[Start of Attachment]

class MixDesc(C.Structure):
    _fields_ = [("B", C.c_int), ("dtype", C.c_int), ("size", c_ll * 4), ("stride", c_ll * 4), ("s_batch", c_ll)]


class MixLabelDesc(C.Structure):
    _fields_ = [("B", C.c_int), ("K", C.c_int), ("one_hot", C.c_int), ("mode", C.c_int),
                ("lam", C.c_float), ("oml", C.c_float), ("on", C.c_float), ("off", C.c_float),
                ("s_row", c_ll), ("s_col", c_ll)]


class CjView(C.Structure):
    _fields_ = [("clip", C.c_int), ("n_ops", C.c_int), ("ops", C.c_int * 4), ("factor", C.c_float * 3),
                ("hue_shift", C.c_int), ("gray", C.c_int), ("blur_r", C.c_int), ("blur_ww", C.c_uint),
                ("blur_fw", C.c_uint)]


class ColorJitterDesc(C.Structure):
    _fields_ = [("n_views", C.c_int), ("n_t", C.c_int), ("H", C.c_int), ("W", C.c_int),
                ("s_clip", c_ll), ("sc", c_ll), ("st", c_ll), ("sh", c_ll), ("sw", c_ll),
                ("src_dtype", C.c_int), ("src_scale", C.c_int)]


class BottleneckDesc(C.Structure):
    _fields_ = [("N", C.c_int), ("T", C.c_int), ("H", C.c_int), ("W", C.c_int),
                ("Cin", C.c_int), ("Cmid", C.c_int), ("Cout", C.c_int), ("kt", C.c_int), ("sb", C.c_int),
                ("has_shortcut", C.c_int), ("act", C.c_int), ("x_row_stride", c_ll), ("y_row_stride", c_ll)]


class Conv3dDesc(C.Structure):
    _fields_ = [("dtype", C.c_int),
                ("N", C.c_int), ("Ti", C.c_int), ("Hi", C.c_int), ("Wi", C.c_int), ("Ci", C.c_int),
                ("To", C.c_int), ("Ho", C.c_int), ("Wo", C.c_int), ("Co", C.c_int),
                ("kt", C.c_int), ("kh", C.c_int), ("kw", C.c_int),
                ("st", C.c_int), ("sh", C.c_int), ("sw", C.c_int),
                ("pt", C.c_int), ("ph", C.c_int), ("pw", C.c_int),
                ("dt", C.c_int), ("dh", C.c_int), ("dw", C.c_int),
                ("groups", C.c_int), ("act", C.c_int), ("has_residual", C.c_int),
                ("x_row_stride", c_ll), ("y_row_stride", c_ll), ("res_row_stride", c_ll),
                ("ci_pad64", C.c_int), ("x_w_pad", C.c_int), ("x_w_phys", C.c_int),
                ("x_batch_stride", c_ll), ("y_batch_stride", c_ll),
                ("addend", c_vp), ("add_n_stride", c_ll), ("add_t_stride", c_ll), ("add_ch_off", C.c_int),
                ("pre_scale", c_vp), ("pre_bias", c_vp), ("pre_act", C.c_int)]


class Pool3dDesc(C.Structure):
    _fields_ = [("dtype", C.c_int), ("mode", C.c_int),
                ("N", C.c_int), ("Ti", C.c_int), ("Hi", C.c_int), ("Wi", C.c_int), ("C", C.c_int),
                ("To", C.c_int), ("Ho", C.c_int), ("Wo", C.c_int),
                ("kt", C.c_int), ("kh", C.c_int), ("kw", C.c_int),
                ("st", C.c_int), ("sh", C.c_int), ("sw", C.c_int),
                ("pt", C.c_int), ("ph", C.c_int), ("pw", C.c_int),
                ("x_row_stride", c_ll), ("y_row_stride", c_ll),
                ("x_batch_stride", c_ll), ("y_batch_stride", c_ll)]


class AttentionDesc(C.Structure):
    _fields_ = [("dtype", C.c_int), ("B", C.c_int), ("H", C.c_int), ("Nq", C.c_int),
                ("Nk", C.c_int), ("D", C.c_int),
                ("q_row_stride", c_ll), ("k_row_stride", c_ll), ("v_row_stride", c_ll),
                ("o_row_stride", c_ll),
                ("q_batch_stride", c_ll), ("k_batch_stride", c_ll), ("v_batch_stride", c_ll),
                ("o_batch_stride", c_ll),
                ("scale", C.c_float), ("add_q_residual", C.c_int), ("normalize", C.c_int)]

[End of Attachment]

- [DIRECTIONS]: Every record must be retyped so that it matches the original exactly.

- [RESULT BELOW]:
class MixDesc(C.Structure):
    _fields_ = [("B", C.c_int), ("dtype", C.c_int), ("size", c_ll * 4), ("stride", c_ll * 4), ("s_batch", c_ll)]


class MixLabelDesc(C.Structure):
    _fields_ = [("B", C.c_int), ("K", C.c_int), ("one_hot", C.c_int), ("mode", C.c_int),
                ("lam", C.c_float), ("oml", C.c_float), ("on", C.c_float), ("off", C.c_float),
                ("s_row", c_ll), ("s_col", c_ll)]


class CjView(C.Structure):
    _fields_ = [("clip", C.c_int), ("n_ops", C.c_int), ("ops", C.c_int * 4), ("factor", C.c_float * 3),
                ("hue_shift", C.c_int), ("gray", C.c_int), ("blur_r", C.c_int), ("blur_ww", C.c_uint),
                ("blur_fw", C.c_uint)]


class ColorJitterDesc(C.Structure):
    _fields_ = [("n_views", C.c_int), ("n_t", C.c_int), ("H", C.c_int), ("W", C.c_int),
                ("s_clip", c_ll), ("sc", c_ll), ("st", c_ll), ("sh", c_ll), ("sw", c_ll),
                ("src_dtype", C.c_int), ("src_scale", C.c_int)]


class BottleneckDesc(C.Structure):
    _fields_ = [("N", C.c_int), ("T", C.c_int), ("H", C.c_int), ("W", C.c_int),
                ("Cin", C.c_int), ("Cmid", C.c_int), ("Cout", C.c_int), ("kt", C.c_int), ("sb", C.c_int),
                ("has_shortcut", C.c_int), ("act", C.c_int), ("x_row_stride", c_ll), ("y_row_stride", c_ll)]


class Conv3dDesc(C.Structure):
    _fields_ = [("dtype", C.c_int),
                ("N", C.c_int), ("Ti", C.c_int), ("Hi", C.c_int), ("Wi", C.c_int), ("Ci", C.c_int),
                ("To", C.c_int), ("Ho", C.c_int), ("Wo", C.c_int), ("Co", C.c_int),
                ("kt", C.c_int), ("kh", C.c_int), ("kw", C.c_int),
                ("st", C.c_int), ("sh", C.c_int), ("sw", C.c_int),
                ("pt", C.c_int), ("ph", C.c_int), ("pw", C.c_int),
                ("dt", C.c_int), ("dh", C.c_int), ("dw", C.c_int),
                ("groups", C.c_int), ("act", C.c_int), ("has_residual", C.c_int),
                ("x_row_stride", c_ll), ("y_row_stride", c_ll), ("res_row_stride", c_ll),
                ("ci_pad64", C.c_int), ("x_w_pad", C.c_int), ("x_w_phys", C.c_int),
                ("x_batch_stride", c_ll), ("y_batch_stride", c_ll),
                ("addend", c_vp), ("add_n_stride", c_ll), ("add_t_stride", c_ll), ("add_ch_off", C.c_int),
                ("pre_scale", c_vp), ("pre_bias", c_vp), ("pre_act", C.c_int)]


class Pool3dDesc(C.Structure):
    _fields_ = [("dtype", C.c_int), ("mode", C.c_int),
                ("N", C.c_int), ("Ti", C.c_int), ("Hi", C.c_int), ("Wi", C.c_int), ("C", C.c_int),
                ("To", C.c_int), ("Ho", C.c_int), ("Wo", C.c_int),
                ("kt", C.c_int), ("kh", C.c_int), ("kw", C.c_int),
                ("st", C.c_int), ("sh", C.c_int), ("sw", C.c_int),
                ("pt", C.c_int), ("ph", C.c_int), ("pw", C.c_int),
                ("x_row_stride", c_ll), ("y_row_stride", c_ll),
                ("x_batch_stride", c_ll), ("y_batch_stride", c_ll)]


class AttentionDesc(C.Structure):
    _fields_ = [("dtype", C.c_int), ("B", C.c_int), ("H", C.c_int), ("Nq", C.c_int),
                ("Nk", C.c_int), ("D", C.c_int),
                ("q_row_stride", c_ll), ("k_row_stride", c_ll), ("v_row_stride", c_ll),
                ("o_row_stride", c_ll),
                ("q_batch_stride", c_ll), ("k_batch_stride", c_ll), ("v_batch_stride", c_ll),
                ("o_batch_stride", c_ll),
                ("scale", C.c_float), ("add_q_residual", C.c_int), ("normalize", C.c_int)]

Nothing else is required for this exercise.